Arbeitsbedingungen bei den Herstellern sollen künftig beim Einkauf von IT-Hardware und IT-Dienstleistungen durch die öffentliche Hand eine noch größere Rolle spielen. Der Hightech-Verband BITKOM und das Beschaffungsamt des Bundesministeriums des Innern (BeschA) haben sich dazu auf eine Erweiterung der vor einem Jahr beschlossenen Mustererklärung zu sozial nachhaltigen Arbeitsbedingungen verständigt, die heute in Bonn vorgestellt wurde.

„Das Beschaffungsamt ist sich seiner Verantwortung bewusst, beim Einkauf nicht nur ökologische und ökonomische, sondern auch soziale Aspekte – wo immer möglich – zu berücksichtigen“, sagt Dr. Birgit Settekorn, Direktorin des BeschA. „Wir unterstützen den Staat beim sozial nachhaltigen Einkauf.

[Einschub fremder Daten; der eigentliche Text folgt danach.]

# index-tts/index-tts

Measured on AMD Instinct MI355X. Metric: audio-seconds/sec (RTF) IndexTTS-2.5, 64-utt batch @1/2/4/8 MI355X, higher is better.
Workload: dtype bf16 (GPT GEMM operands / KV cache; f32 accumulate, residual stream, norms: the reference's own GPU mode) + fp32x3 (flow matching: f32 activations / weights / accumulation, GEMM and attention products on the bf16 matrix pipe with every f32 operand carried exactly as three bf16 planes = 24 significan

## Files before the change

### indextts_amd/csrc/bigvgan_kernels.hip

```cpp
#include "bigvgan_kernels.h"
#include <stdlib.h>

#define AA_TILE 1024

__global__ __launch_bounds__(256) void aa_act_kernel(const float* __restrict__ x, float* __restrict__ y,
                                                     const float* __restrict__ alpha, const float* __restrict__ beta,
                                                     const float* __restrict__ fu, const float* __restrict__ fd,
                                                     int C, int T, const int* __restrict__ lens, int len_mult,
                                                     int logscale) {
    __shared__ float xs[AA_TILE + 16];
    __shared__ float vs[2 * AA_TILE + 16];
    __shared__ float fus[12], fds[12];
    const int b = blockIdx.z, c = blockIdx.y;
    const int t0 = blockIdx.x * AA_TILE;
    const int len = lens ? min(lens[b] * len_mult, T) : T;
    if (t0 >= len) return;
    const int tid = threadIdx.x;
    if (tid < 12) { fus[tid] = fu[tid]; fds[tid] = fd[tid]; }
    const float* xr = x + ((size_t)b * C + c) * T;
    float* yr = y + ((size_t)b * C + c) * T;
    float a_e = alpha[c], b_e = beta[c];
    if (logscale) { a_e = expf(a_e); b_e = expf(b_e); }
    const float inv_b = 1.0f / (b_e + 1e-9f);
    const int n_out = min(AA_TILE, len - t0);
    for (int i = tid; i < n_out + 12; i += 256) {
        int t = t0 - 6 + i;
        t = t < 0 ? 0 : (t > len - 1 ? len - 1 : t);
        xs[i] = xr[t];
    }
    __syncthreads();
    const int two_len_m1 = 2 * len - 1;
    for (int vi = tid; vi < 2 * n_out + 12; vi += 256) {
        int i = 2 * t0 - 6 + vi;
        i = i < 0 ? 0 : (i > two_len_m1 ? two_len_m1 : i);
        const int q = i >> 1;
        const int base = q - (t0 - 6);
        float u = 0.f;
        if (i & 1) {
#pragma unroll
            for (int j = 0; j < 6; ++j) u = fmaf(fus[2 * j], xs[base + 3 - j], u);
        } else {
#pragma unroll
            for (int j = 0; j < 6; ++j) u = fmaf(fus[1 + 2 * j], xs[base + 2 - j], u);
        }
        u *= 2.0f;
        const float s = sinf(u * a_e);
        vs[vi] = u + inv_b * s * s;
    }
    __syncthreads();
    for (int i = tid; i < n_out; i += 256) {
        float acc = 0.f;
#pragma unroll
        for (int j = 0; j < 12; ++j) acc = fmaf(fds[j], vs[2 * i + j + 1], acc);
        yr[t0 + i] = acc;
    }
}

__device__ __forceinline__ float sin_reduced(float x) {
    const float inv2pi = 0.15915494309189535f;
    const float k = rintf(x * inv2pi);
    float r = fmaf(-k, 6.2831855f, x);
    r = fmaf(-k, -1.7484555e-7f, r);
    return __builtin_amdgcn_sinf(r * inv2pi);
}

__device__ __forceinline__ int aa_sw(int i) { return i ^ (((i >> 6) & 1) << 2); }
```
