@@ -894,12 +941,18 @@
     int tiles = 0;
     for (int i = 0; i < g.n; ++i) {
       const gpv_tc_problem& q = problems[i0 + i];
-      if (!q.src || !q.dstT || q.rows <= 0 || q.cols <= 0) return (int)hipErrorInvalidValue;
+      if (q.rows < 0 || q.cols < 0 || q.mode < GPV_TC_TRANSPOSE || q.mode > GPV_TC_ZERO_F32 || q.lds < 0 || q.ldd < 0) return (int)hipErrorInvalidValue;
+      const bool empty = q.rows == 0 || q.cols == 0;
+      if (!empty) {
+        if (!q.dstT || (!q.src && q.mode != GPV_TC_ZERO_F32)) return (int)hipErrorInvalidValue;
+        if ((q.lds && q.lds < q.cols) || (q.ldd && q.ldd < (q.mode == GPV_TC_TRANSPOSE ? q.rows : q.cols))) return (int)hipErrorInvalidValue;
+      }
       g.prob[i] = q;
       g.tile_start[i] = tiles;
-      tiles += ((q.rows + 63) / 64) * ((q.cols + 63) / 64);
+      if (!empty) tiles += ((q.rows + 63) / 64) * ((q.cols + 63) / 64);
     }
     g.tile_start[g.n] = tiles;
+    if (tiles == 0) continue;
     if (dtype_dst == GPV_BF16) hipLaunchKernelGGL((cast_transpose_group_kernel<bf16>), dim3(tiles), dim3(256), 0, ST(stream), g);
     else hipLaunchKernelGGL((cast_transpose_group_kernel<float>), dim3(tiles), dim3(256), 0, ST(stream), g);
     GPV_CHECK_LAUNCH();
diff --git a/gpv-1_amd/hip.py b/gpv-1_amd/hip.py
--- a/gpv-1_amd/hip.py
+++ b/gpv-1_amd/hip.py
@@ -566,19 +566,39 @@
 
 
 class TCProblem(C.Structure):
-    _fields_ = [('src', C.c_void_p), ('dstT', C.c_void_p), ('rows', C.c_int), ('cols', C.c_int)]
+    _fields_ = [('src', C.c_void_p), ('dstT', C.c_void_p), ('rows', C.c_int), ('cols', C.c_int), ('lds', C.c_int), ('ldd', C.c_int), ('mode', C.c_int)]
+
+
+TC_TRANSPOSE, TC_COPY_CAST, TC_COPY, TC_COPY_F32, TC_ZERO_F32 = range(5)
 
 
 def cast_transpose_group(items):
     if not items:
         return
+    for src, dstT in items:
+        assert src.is_contiguous() and dstT.is_contiguous()
+    publish_group([(TC_TRANSPOSE, src, dstT) for src, dstT in items], items[0][1].dtype)
+
+
+def publish_group(items, dtype):
+    if not items:
+        return
     arr = (TCProblem * len(items))()
-    for t, (src, dstT) in zip(arr, items):
-        _f32(src)
-        rows, cols = src.shape
-        assert src.is_contiguous() and dstT.is_contiguous() and tuple(dstT.shape) == (cols, rows)
-        t.src, t.dstT, t.rows, t.cols = src.data_ptr(), dstT.data_ptr(), rows, cols
-    _chk(lib().gpv_cast_transpose_group(arr, C.c_int(len(items)), C.c_int(dcode(items[0][1])), _stream()), 'gpv_cast_transpose_group')
+    for t, (mode, src, dst) in zip(arr, items):
+        sd, dd = {TC_TRANSPOSE: (torch.float32, dtype), TC_COPY_CAST: (torch.float32, dtype), TC_COPY: (dtype, dtype),
+                  TC_COPY_F32: (torch.float32, torch.float32), TC_ZERO_F32: (None, torch.float32)}[mode]
+        rows, cols = (dst.shape if src is None else src.shape)
+        want = (cols, rows) if mode == TC_TRANSPOSE else (rows, cols)
+        if dst.dim() != 2 or tuple(dst.shape) != want or dst.dtype != dd or (dst.numel() and dst.stride(1) != 1 and dst.shape[1] > 1):
+            raise ValueError('publish_group: destination %s %s for a mode %d source of %s' % (tuple(dst.shape), dst.dtype, mode, (rows, cols)))
+        if src is not None and (src.dim() != 2 or src.dtype != sd or (src.numel() and src.stride(1) != 1 and src.shape[1] > 1)):
+            raise ValueError('publish_group: source %s %s in mode %d' % (tuple(src.shape), src.dtype, mode))
+        t.src = _p(src).value if (src is not None and src.numel()) else None
+        t.dstT = _p(dst).value if dst.numel() else None
+        t.rows, t.cols, t.mode = rows, cols, mode
+        t.lds = src.stride(0) if (src is not None and rows > 1) else 0
+        t.ldd = dst.stride(0) if dst.shape[0] > 1 else 0
+    _chk(lib().gpv_cast_transpose_group(arr, C.c_int(len(items)), C.c_int(dcode(torch.empty(0, dtype=dtype))), _stream()), 'gpv_cast_transpose_group')
 
 
 def prep_conv_weight(src, scale, wf, wd, Cout, T, Cin):
diff --git a/gpv-1_amd/ops.py b/gpv-1_amd/ops.py
--- a/gpv-1_amd/ops.py
+++ b/gpv-1_amd/ops.py
@@ -166,7 +166,7 @@
     return wt
 
 
-def refresh_transposed():
+def _stale_transposed():
     items = []
     for k, r in list(_T_PARAMS.items()):
         p = r()
@@ -185,7 +185,11 @@
             continue
         items.append((src, hit[1]))
         RT.cache[('linT', k, RT.dtype)] = (ep, hit[1], hit[2])
-    hip.cast_transpose_group(items)
+    return items
+
+
+def refresh_transposed():
+    hip.cast_transpose_group(_stale_transposed())
 
 
 class W:
@@ -547,6 +551,67 @@
             _MULTI.pop(key, None)
             continue
         ep = max(RT.epoch_of(w.weight) for w in ws)
+        RT.cache[key] = (ep,) + _multi_build(ws, hit[1:4]) + (hit[4],)
+
+
+def _multi_items(ws, built):
+    wcat, bcat, wT = built
+    if (bcat is None) != (ws[0].bias is None) or (wT is None) != (not all(w.mirror_ok() for w in ws)):
+        return None
+    items, r = [], 0
+    for w in ws:
+        items.append((hip.TC_COPY, w.lp(), wcat[r:r + w.N]))
+        if bcat is not None:
+            b = w.bias_f32()
+            if b.dtype != torch.float32 or not b.is_contiguous():
+                return None
+            items.append((hip.TC_COPY_F32, b.view(1, -1), bcat[r:r + w.N].view(1, -1)))
+        if wT is not None:
+            src = getattr(w.weight, '_gpv_flat', None)
+            src = w.weight.detach().reshape(w.Ntot, w.K) if src is None else src.view(w.Ntot, w.K)
+            if src.dtype != torch.float32 or not src.is_contiguous():
+                return None
+            items.append((hip.TC_TRANSPOSE, src[w.r0:w.r1], wT[:, r:r + w.N]))
+        r += w.N
+    return items
+
+
+GLUE_FUSED = os.environ.get('GPV_GLUE_FUSED', '1') != '0'
+
+
+def refresh_derived(zero=None):
+    if not GLUE_FUSED:
+        refresh_transposed()
+        refresh_multi()
+        if zero is not None:
+            zero.zero_()
+        return
+    items = [(hip.TC_TRANSPOSE, src, dstT) for src, dstT in _stale_transposed()]
+    late = []
+    for key, ws in list(_MULTI.items()):
+        hit = RT.cache.get(key)
+        if hit is None or key[2] != RT.dtype or any(r() is not w.weight for r, w in zip(hit[4], ws)):
+            _MULTI.pop(key, None)
+            continue
+        ep = max(RT.epoch_of(w.weight) for w in ws)
+        site = _multi_items(ws, hit[1:4])
+        if site is None:
+            late.append((key, ws, ep, hit))
+            continue
+        items += site
+        RT.cache[key] = (ep,) + tuple(hit[1:4]) + (hit[4],)
+    if zero is not None:
+        if zero.dtype != torch.float32 or not zero.is_contiguous():
+            zero.zero_()
+        else:
+            flat = zero.view(-1)
+            n = flat.numel() // 64 * 64
+            if n:
+                items.append((hip.TC_ZERO_F32, None, flat[:n].view(-1, 64)))
+            if flat.numel() - n:
+                items.append((hip.TC_ZERO_F32, None, flat[n:].view(1, -1)))
+    hip.publish_group(items, RT.dtype)
+    for key, ws, ep, hit in late:
         RT.cache[key] = (ep,) + _multi_build(ws, hit[1:4]) + (hit[4],)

Die Herausforderungen liegen insbesondere in der komplexen Lieferkette. Es greifen unterschiedlichste Kulturen, Wirtschafts- und Rechtsräume ineinander“, sagt Dr. Joachim Bühler, Mitglied der BITKOM- Geschäftsleitung.

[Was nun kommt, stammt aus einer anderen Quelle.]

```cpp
template <bool POOL>
__global__ __launch_bounds__(256) void x3_splitk_finish_kernel(const ConvArgs a) {
    const int Q = a.Nout >> 2;
    const int Wb = POOL ? a.W >> 1 : a.W, Hb = POOL ? a.H >> 1 : a.H;
    const size_t total = (size_t)a.N * Hb * Wb * Q;
    const size_t plane = (size_t)a.N * a.H * a.W * a.Nout;
    for (size_t i = (size_t)blockIdx.x * 256 + threadIdx.x; i < total; i += (size_t)gridDim.x * 256) {
        const int q = (int)(i % Q);
        size_t p = i / Q;
        const int xb = (int)(p % Wb); p /= Wb;
        const int yb = (int)(p % Hb);
        const int img = (int)(p / Hb);
        const int n = 4 * q;
        float4 pooled = make_float4(0.f, 0.f, 0.f, 0.f);
#pragma unroll
        for (int w = 0; w < (POOL ? 4 : 1); ++w) {
            const int y = POOL ? 2 * yb + (w >> 1) : yb, x = POOL ? 2 * xb + (w & 1) : xb;
            const size_t pix = (size_t)(img * a.H + y) * a.W + x;
            float4 v = make_float4(0.f, 0.f, 0.f, 0.f);
            for (int ks = 0; ks < a.ksplit; ++ks) {
                const float4 t = *reinterpret_cast<const float4*>(a.kpart + (size_t)ks * plane + pix * a.Nout + n);
                v.x += t.x; v.y += t.y; v.z += t.z; v.w += t.w;
            }
            if (a.epi == EPI_FWD) {
                const float4 b = *reinterpret_cast<const float4*>(a.bias + n);
                v.x += b.x; v.y += b.y; v.z += b.z; v.w += b.w;
                if (a.lrelu) { v.x = fmaxf(0.2f * v.x, v.x); v.y = fmaxf(0.2f * v.y, v.y); v.z = fmaxf(0.2f * v.z, v.z); v.w = fmaxf(0.2f * v.w, v.w); }
                *reinterpret_cast<float4*>(static_cast<float*>(a.out0) + pix * a.Nout + n) = v;
                if (POOL) pooled = w == 0 ? v : make_float4(fmaxf(pooled.x, v.x), fmaxf(pooled.y, v.y), fmaxf(pooled.z, v.z), fmaxf(pooled.w, v.w));
            } else {
                const bool lo = n < a.split;
                const int C = lo ? a.split : a.Nout - a.split;
                const size_t idx = pix * C + (lo ? n : n - a.split);
                const float* act = static_cast<const float*>(lo ? a.act0 : a.act1);
                if (act) {
                    const float4 s_ = *reinterpret_cast<const float4*>(act + idx);
                    v.x *= lrelu_slope(s_.x); v.y *= lrelu_slope(s_.y); v.z *= lrelu_slope(s_.z); v.w *= lrelu_slope(s_.w);
                }
                *reinterpret_cast<float4*>(static_cast<float*>(lo ? a.out0 : a.out1) + idx) = v;
            }
        }
        if (POOL) *reinterpret_cast<float4*>(static_cast<float*>(a.pool_out) + ((size_t)(img * Hb + yb) * Wb + xb) * a.Nout + n) = pooled;
    }
}

int launch_x3_splitk_finish(const ConvArgs& a, hipStream_t st) {
    const bool pool = a.epi == EPI_FWD && a.pool_out != nullptr;
    const size_t total = (size_t)a.N * (pool ? a.H / 2 : a.H) * (pool ? a.W / 2 : a.W) * (a.Nout / 4);
    if (!total) return 0;
    const unsigned grid = (unsigned)((total + 255) / 256 < 4096 ? (total + 255) / 256 : 4096);
    if (pool) { ELD_LAUNCH(x3_splitk_finish_kernel<true>, dim3(grid), dim3(256), 0, st, a); }
    else { ELD_LAUNCH(x3_splitk_finish_kernel<false>, dim3(grid), dim3(256), 0, st, a); }
    ELD_LAUNCH_CHECK();
    return 0;
}

template <int BN, int RPW, bool DB, bool BFIRST = false, bool BSLAB = false, bool STREAM = false>
int launch_x3(ConvArgs a, hipStream_t st) {
    a.xcd = eld_xcd_mask() & XCD_X3W;
    constexpr int TH = 4 * RPW;
    a.tiles_x = (a.W + TW - 1) / TW;
    a.tiles_y = (a.H + TH - 1) / TH;
    const size_t lds_bytes = (size_t)((TH + 2) * (TW + 2) + 3 * BN) * PX * sizeof(float);
    const long long tiles = (long long)a.tiles_x * a.tiles_y * a.N * (a.Nout / BN);
    if (tiles <= 0) return 0;
    if (tiles > 0x7fffffffLL) return ELD_ENOTSUP;
    eld_note_conv_variant("conv_x3<32>", BSLAB ? nullptr : "cut", BFIRST ? nullptr : "bfirst0", STREAM ? nullptr : "stream0");
    auto kern = conv_x3_kernel<BN, RPW, DB, BFIRST, BSLAB, STREAM>;
    static EldAttrOnce once;
    { const int rc = once.ensure(kern, lds_bytes); if (rc) return rc; }
    int per_cu = (int)((160 * 1024) / lds_bytes);
    if (per_cu > 2) per_cu = 2;
    if (per_cu < 1 || (ELD_DBG(a) & 64)) per_cu = 1;
    long long grid = (long long)eld_num_cus() * per_cu;
    if (grid > tiles) grid = tiles;
    ELD_LAUNCH(kern, dim3((unsigned)grid), dim3(256), lds_bytes, st, a);
    ELD_LAUNCH_CHECK();
    return 0;
}

template <int BN, int RPW, int WAVES, bool DB, int STREAM = 0>
int launch_x3d(ConvArgs a, hipStream_t st) {
    a.xcd = eld_xcd_mask() & XCD_X3D;
    constexpr int TH = WAVES * RPW;
    conv_tile_shape(a.N, a.H, a.W, TH, a.pool_out != nullptr, a.tile_h, a.tile_w);
    a.vp = vrow_pitch(a.N, a.H, a.tile_h);
    a.tiles_x = (a.W + a.tile_w - 1) / a.tile_w;
    a.tiles_y = (vrow_extent(a.N, a.H, a.vp) + a.tile_h - 1) / a.tile_h;
    const size_t lds_bytes = (size_t)(TH + 2) * (TW + 2) * PX * sizeof(float) + 2 * (size_t)((3 * BN * PX * 4 + 1023) / 1024 * 1024);
    long long tiles = (long long)a.tiles_x * a.tiles_y * (a.Nout / BN);
    if (tiles <= 0) return 0;
    a.ksplit = 1;
    static const int no_splitk = [] { const char* e = getenv("ELD_NO_SPLITK"); return e ? atoi(e) : 0; }();
    if (WAVES == 4 && a.kpart != nullptr && !no_splitk) {
        const int nch = (a.C0 + a.C1) / 16;
        const size_t plane = (size_t)a.N * a.H * a.W * a.Nout;
        int ks = (int)(eld_num_cus() / tiles);
        if (ks > nch / 2) ks = nch / 2;
        if (ks > 16) ks = 16;
        while (ks > 1 && (size_t)ks * plane > a.kpart_floats) --ks;
        if (ks >= 2) { a.ksplit = ks; tiles *= ks; }
    }
    if (tiles > 0x7fffffffLL) return ELD_ENOTSUP;
    eld_note_conv_variant(BN == 128 ? "conv_x3d<128,8>" : (BN == 32 ? "conv_x3d<32,8>" : (WAVES == 8 ? "conv_x3d<64,8>" : (a.ksplit > 1 ? "conv_x3d<64,4,splitk>" : "conv_x3d<64,4>"))),
                          (WAVES == 8 && BN >= 64) ? (STREAM == 0 ? "stream0" : (STREAM == 1 ? "wreuse0" : nullptr)) : nullptr,
                          a.pool_out ? nullptr : conv_tile_variant());
    auto kern = conv_x3d_kernel<BN, RPW, WAVES, DB, STREAM>;
    static EldAttrOnce once;
    { const int rc = once.ensure(kern, lds_bytes); if (rc) return rc; }
    int per_cu = (int)((160 * 1024) / lds_bytes);
    if (per_cu > 2) per_cu = 2;
    if (per_cu < 1) per_cu = 1;
    long long grid = (long long)eld_num_cus() * per_cu;
    if (grid > tiles) grid = tiles;
    ELD_LAUNCH(kern, dim3((unsigned)grid), dim3(64 * WAVES), lds_bytes, st, a);
    ELD_LAUNCH_CHECK();
    if (a.ksplit > 1) return launch_x3_splitk_finish(a, st);
    return 0;
}

template <int MODE, int BN, int WAVES>
int launch_x3_gemm(ConvArgs a, hipStream_t st) {
    a.xcd = eld_xcd_mask() & XCD_GEMM;
    constexpr int TH = 2 * WAVES;
    a.tiles_x = (a.W + TW - 1) / TW;
    a.tiles_y = (a.H + TH - 1) / TH;
    const size_t lds_bytes = (size_t)(2 * TH * TW + 2 * BN) * PX * sizeof(float);
    const long long tiles = (long long)a.tiles_x * a.tiles_y * a.N * (a.Nout / BN);
    if (tiles <= 0) return 0;
    if (tiles > 0x7fffffffLL) return ELD_ENOTSUP;
    int per_cu = (int)((160 * 1024) / lds_bytes);
    if (per_cu > 2) per_cu = 2;
    long long grid = (long long)eld_num_cus() * per_cu;
    if (grid > tiles) grid = tiles;
    eld_note_conv_kernel(MODE == CONV_1X1 ? "conv_x3_gemm<1x1>" : "conv_x3_gemm<gather>");
    auto kern = conv_x3_gemm_kernel<MODE, BN, WAVES>;
    static EldAttrOnce once;
    { const int rc = once.ensure(kern, lds_bytes); if (rc) return rc; }
    ELD_LAUNCH(kern, dim3((unsigned)grid), dim3(64 * WAVES), lds_bytes, st, a);
    ELD_LAUNCH_CHECK();
    return 0;
}

}


static bool x3_32_slabs() {
    static const int on = [] { const char* e = getenv("ELD_X3_BSLAB"); return e ? atoi(e) : 0; }();
    return on != 0 || x3w_enabled();
}
static bool x3d_32_kernel(int N, int H, int W) {
    static const int on = [] { const char* e = getenv("ELD_X3D_32"); return e ? atoi(e) : 0; }();
    return on && x3_32_slabs() && conv_tile_count(N, H, W, 32, false) >= 2 * eld_num_cus();
}

int x3_slab_bn(int Nout, int N, int H, int W, int* waves) {
    if (waves) *waves = 8;
    if (Nout == 32) {
        return x3_32_slabs() ? 32 : 0;
    }
    if (Nout % 64) return 0;
    const long long px_tiles = conv_tile_count(N, H, W, 16, false);
    const int cus = eld_num_cus();
    if (Nout % 128 == 0 && px_tiles * (Nout / 128) >= cus) return 128;
    if (waves && px_tiles * (Nout / 64) < cus) *waves = 4;
    return 64;
}

int eld_xcd_mask() {
    static const int m = [] { const char* e = getenv("ELD_XCD"); return e ? atoi(e) : 127; }();
    return m;
}

int eld_tile_band() {
    static const int b = [] { const char* e = getenv("ELD_TILE_BAND"); return e ? atoi(e) : 4; }();
    return b;
}

int launch_conv_x3(const ConvArgs& a_in, hipStream_t st) {
    ConvArgs a = a_in;
    a.prof = nullptr;
    if ((size_t)a.H * a.W * a.C0 * 4 >= 0xFFFFFFF0ull) return ELD_ENOTSUP;
    if (a.pool_out && (a.epi != EPI_FWD || (a.H & 1) || (a.W & 1))) return ELD_EINVAL;
    int waves = 8;
    const int bn0 = x3_slab_bn(a.Nout, a.N, a.H, a.W, nullptr);
    if ((bn0 >= 64 || (bn0 == 32 && x3d_32_kernel(a.N, a.H, a.W))) && a.N > 1 && (size_t)a.H * a.W * a.C0 * 8 >= 0xFFFFFFF0ull) return ELD_ENOTSUP;
    const int bn = x3_slab_bn(a.Nout, a.N, a.H, a.W, &waves);
    static const int stream = [] { const char* e = getenv("ELD_X3_STREAM"); return e ? atoi(e) : 7; }();
    if (bn == 32 && x3w_takes(a)) return launch_conv_x3w(a, st);
    if (bn == 32 && x3d_32_kernel(a.N, a.H, a.W)) return launch_x3d<32, 4, 8, false>(a, st);
    if (bn == 32) return (stream & 1) ? launch_x3<32, 4, false, true, true, true>(a, st) : launch_x3<32, 4, false, true, true>(a, st);
    static const int wreuse = [] { const char* e = getenv("ELD_X3_WREUSE"); return e ? atoi(e) : 6; }();
    if (bn == 128) {
        if ((stream & 4) && (wreuse & 4)) return launch_x3d<128, 2, 8, false, 2>(a, st);
        return (stream & 4) ? launch_x3d<128, 2, 8, false, 1>(a, st) : launch_x3d<128, 2, 8, false>(a, st);
    }
    if (bn == 64) {
        if (waves != 8) return launch_x3d<64, 2, 4, false>(a, st);
        if ((stream & 2) && (wreuse & 2)) return launch_x3d<64, 2, 8, false, 2>(a, st);
        return (stream & 2) ? launch_x3d<64, 2, 8, false, 1>(a, st) : launch_x3d<64, 2, 8, false>(a, st);
    }
    static const int bfirst = [] { const char* e = getenv("ELD_X3_BFIRST"); return e ? atoi(e) : 1; }();
    if (bfirst) return (stream & 1) ? launch_x3<32, 4, false, true, false, true>(a, st) : launch_x3<32, 4, false, true>(a, st);
    return launch_x3<32, 4, false>(a, st);
}

int launch_conv_x3_gemm(const ConvArgs& a, int mode, hipStream_t st) {
    const size_t src_img = (size_t)a.H * a.W * a.C0 * 4 * (mode == CONV_GATHER2X2 ? 4 : 1);
    if (a.Nout % 64 || a.C0 % 32 || a.C1 != 0 || src_img >= 0xFFFFFFF0ull) return ELD_ENOTSUP;
    if (mode == CONV_1X1 && a.epi == EPI_CONVT_FWD && a.Cout_t % 32) return ELD_ENOTSUP;
    if (mode == CONV_1X1 && a.epi == EPI_CONVT_FWD) return launch_x3_gemm<CONV_1X1, 64, 4>(a, st);
    if (mode == CONV_GATHER2X2 && a.epi == EPI_GRAD && a.split == a.Nout) return launch_x3_gemm<CONV_GATHER2X2, 64, 4>(a, st);
    return ELD_ENOTSUP;
}
```

eld_amd/csrc/conv_x3w.hip:

```cpp
#include <stdlib.h>
#include <type_traits>
#include "conv_x3_dev.h"

namespace {

template <int N>
__device__ __forceinline__ void w_wait_vm() { asm volatile("s_waitcnt vmcnt(%0)" ::"n"(N) : "memory"); }

struct WProf {
    unsigned long long* p; int n;
    __device__ __forceinline__ void operator()(unsigned tag) {
        if (p != nullptr && n < 1024) { p[n] = ((unsigned long long)tag << 56) | (__builtin_readcyclecounter() & 0x00FFFFFFFFFFFFFFull); ++n; }
    }
};

constexpr int W_BN = 32, W_TH = 16, W_CK = 16;
constexpr int W_APIX = (W_TH + 2) * (TW + 2);
constexpr int W_AWORDS = W_APIX * PX;
constexpr int W_BROWS = 3 * W_BN;
constexpr int W_BWORDS = (W_BROWS * PX * 4 + 1023) / 1024 * 256;
constexpr int W_BPIECES = W_BWORDS * 4 / 1024;
constexpr int W_AUNITS = W_APIX * 4;
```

Das neue Formular richtet sich an staatliche Einkäufer in Bund, Ländern und Kommunen und kann ohne weitere Anpassungen künftig nicht nur für Ausschreibungen von IT-Hardware, sondern auch für IT- Dienstleistungen verwendet werden. Es stellt sicher, dass der Bieter die ILO-Kernarbeitsnormen einhält und hilft ihm mit einem Fragenkatalog dabei, diese auch bei seinen Lieferanten sicherzustellen ...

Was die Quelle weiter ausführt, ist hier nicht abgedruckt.